Comment by mpfect

11 hours ago

Turns out "technical debt" also applies to national archives.

More than you can possibly imagine. There are warehouses full of unread papers. Any one of which could contain a reference to somebody or something important.

There was a recently discovered letter, possibly to Shakespeare's wife, which would completely change our understanding of their marriage, and even the way his plays depict women. The only way to find such things is by hordes of grad students trudging their way through fragile paper and messy handwriting.

  • I hate to say it, but might LLMs transform archival work? Not by replacing researchers, but by inputting everything (or orders of magnitude more than we could previously) and outputting to the researcher a prioritized list of documents / etc to examine?

    • If you could automate transcription, it would be an enormous boon to researchers.

      Reading the handwriting would be really hard, and it would be a massive effort to move all that paper. Just handling it is hard; it's not like flipping through mass-manufactured books.

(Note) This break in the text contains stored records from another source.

# bioinformatics-ua/polus

Measured on AMD Instinct MI355X. Metric: train samples/sec BioBERT-base NER seq256, higher is better.
Workload: dtype bf16; 1 GPU; BERT-base (L=12,H=768,A=12,I=3072,V=28996) token classification C=4, seq_len=256, 64 samples/GPU, AdamW lr 5e-5 wd 0.01 warm-up 10%, dropout 0.1 (hidden + attention) (BASELINE.json configs[2] per-GPU shape), random-init weights; global_batch=64, seq_len=256, parallelism=dp1, grad_allreduce=none

## Files before the change

polus_amd/csrc/attention.hip:

```cpp
#include "common.h"

namespace {

constexpr int D = 64;
constexpr int BLK = 64;
constexpr float MASK_NEG = -10000.0f;
constexpr float LOG2E = 1.4426950408889634f, LN2 = 0.6931471805599453f;

template <typename T> struct TileCfg;
template <> struct TileCfg<bf16_t> { static constexpr int RS = 160, EPC = 8, LOG_CPR = 3, NLOAD = 2; };
template <> struct TileCfg<float> { static constexpr int RS = 288, EPC = 4, LOG_CPR = 4, NLOAD = 4; };

template <typename T, int NT = 256>
__device__ __forceinline__ void tile_load(unsigned char* tile, const T* __restrict__ base, long ld, int row0,
                                          int nrows, int col0, int tid) {
    constexpr int LOG = TileCfg<T>::LOG_CPR;
#pragma unroll
    for (int k = 0; k < TileCfg<T>::NLOAD; ++k) {
        int c = tid + NT * k;
        int r = c >> LOG, ch = c & ((1 << LOG) - 1);
        uint4 v = make_uint4(0, 0, 0, 0);
        if (row0 + r < nrows)
            v = *reinterpret_cast<const uint4*>(base + (long)(row0 + r) * ld + col0 + ch * TileCfg<T>::EPC);
        *reinterpret_cast<uint4*>(tile + r * TileCfg<T>::RS + ch * 16) = v;
    }
}

template <typename T>
__device__ __forceinline__ void frag_global(Frag<T>& f, const T* __restrict__ p, bool valid);
template <>
__device__ __forceinline__ void frag_global<bf16_t>(Frag<bf16_t>& f, const bf16_t* __restrict__ p, bool valid) {
    uint4 v = make_uint4(0, 0, 0, 0);
    if (valid) v = *reinterpret_cast<const uint4*>(p);
    f.v = __builtin_bit_cast(bf16x8, v);
}
template <>
__device__ __forceinline__ void frag_global<float>(Frag<float>& f, const float* __restrict__ p, bool valid) {
    float4 a = make_float4(0, 0, 0, 0), b = a;
    if (valid) { a = *reinterpret_cast<const float4*>(p); b = *reinterpret_cast<const float4*>(p + 4); }
    f.v[0] = a.x; f.v[1] = a.y; f.v[2] = a.z; f.v[3] = a.w;
    f.v[4] = b.x; f.v[5] = b.y; f.v[6] = b.z; f.v[7] = b.w;
}

template <typename T>
__device__ __forceinline__ void frag_row(Frag<T>& f, const unsigned char* tile, int row, int sub, int g) {
    frag_load_row(f, tile + row * TileCfg<T>::RS + (sub * 32 + 8 * g) * (int)sizeof(T));
}

__device__ __forceinline__ void frag_tr(Frag<bf16_t>& f, const unsigned char* tile, int kb, int d0, int i, int g) {
    const unsigned char* p = tile + (kb + 4 * g + (i >> 2)) * 160 + (d0 + 4 * (i & 3)) * 2;
    s16x4 lo = lds_tr16(p);
    s16x4 hi = lds_tr16(p + 16 * 160);
    typedef short s16x8 __attribute__((ext_vector_type(8)));
    s16x8 w = {lo[0], lo[1], lo[2], lo[3], hi[0], hi[1], hi[2], hi[3]};
    f.v = __builtin_bit_cast(bf16x8, w);
}
__device__ __forceinline__ void frag_tr(Frag<float>& f, const unsigned char* tile, int kb, int d0, int i, int g) {
#pragma unroll
    for (int j = 0; j < 8; ++j)
        f.v[j] = *reinterpret_cast<const float*>(tile + (kb + 16 * (j >> 2) + 4 * g + (j & 3)) * 288 + (d0 + i) * 4);
}

__device__ __forceinline__ void frag_from_acc(Frag<bf16_t>& f, const f32x4& t0, const f32x4& t1) {
    f.v[0] = (bf16_t)t0[0]; f.v[1] = (bf16_t)t0[1]; f.v[2] = (bf16_t)t0[2]; f.v[3] = (bf16_t)t0[3];
    f.v[4] = (bf16_t)t1[0]; f.v[5] = (bf16_t)t1[1]; f.v[6] = (bf16_t)t1[2]; f.v[7] = (bf16_t)t1[3];
}
__device__ __forceinline__ void frag_from_acc(Frag<float>& f, const f32x4& t0, const f32x4& t1) {
    f.v[0] = t0[0]; f.v[1] = t0[1]; f.v[2] = t0[2]; f.v[3] = t0[3];
    f.v[4] = t1[0]; f.v[5] = t1[1]; f.v[6] = t1[2]; f.v[7] = t1[3];
}

__device__ __forceinline__ float col_max(float v) { v = fmaxf(v, __shfl_xor(v, 16, 64)); return fmaxf(v, __shfl_xor(v, 32, 64)); }
__device__ __forceinline__ float col_sum(float v) { v += __shfl_xor(v, 16, 64); return v + __shfl_xor(v, 32, 64); }

template <typename T>
__device__ __forceinline__ void store_acc_T(T* __restrict__ out, long ld, int row, int col0, const f32x4 (&o)[4],
                                            float mul, int g, bool valid) {
    if (!valid) return;
#pragma unroll
    for (int dt = 0; dt < 4; ++dt) {
        float v[4] = {o[dt][0] * mul, o[dt][1] * mul, o[dt][2] * mul, o[dt][3] * mul};
        store4<T>(out + (long)row * ld + col0 + dt * 16 + 4 * g, v);
    }
}

struct AttnArgs {
    const void* qkv; const int32_t* mask; void* ctx; float* lse;
    const void* dctx; const float* delta; void* dqkv;
    int B, S, A, H;
    float scale;
    unsigned drop_thresh, drop_seed;
    float drop_inv;
    const PolusDyn* dyn;
    int debug;
};

__device__ __forceinline__ float key_bias(const int32_t* mask, int b, int S, int key) {
    if (key >= S) return -INFINITY;
    if (!mask) return 0.0f;
    return (1.0f - (float)mask[(long)b * S + key]) * MASK_NEG;
}
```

      But I suspect that you could spend a few million dollars to revolutionize the field.

      1 reply →

    • Assuming they have been transcribed, yes. The key idea that makes LLMs special is the attention mechanism. Maintaining attention over volumes of data is boring for most humans.

      Also, to be pedantic, just taking about LLMs in this context is a tad reductive. There are many deep learning models involved in archival work that aren't language models.

      I encourage you to read into this post for more context on what I mean: https://news.ycombinator.com/item?id=48675179

    • I had ChatGPT translate some old, handwritten French legal documents for family history purposes. It was far more accurate than I expected.

      At scale, with better models, we might have a way to clear out the old archives. Not only could you translate, you could ask it to triage the discoveries. "Would the average person find this noteworthy?"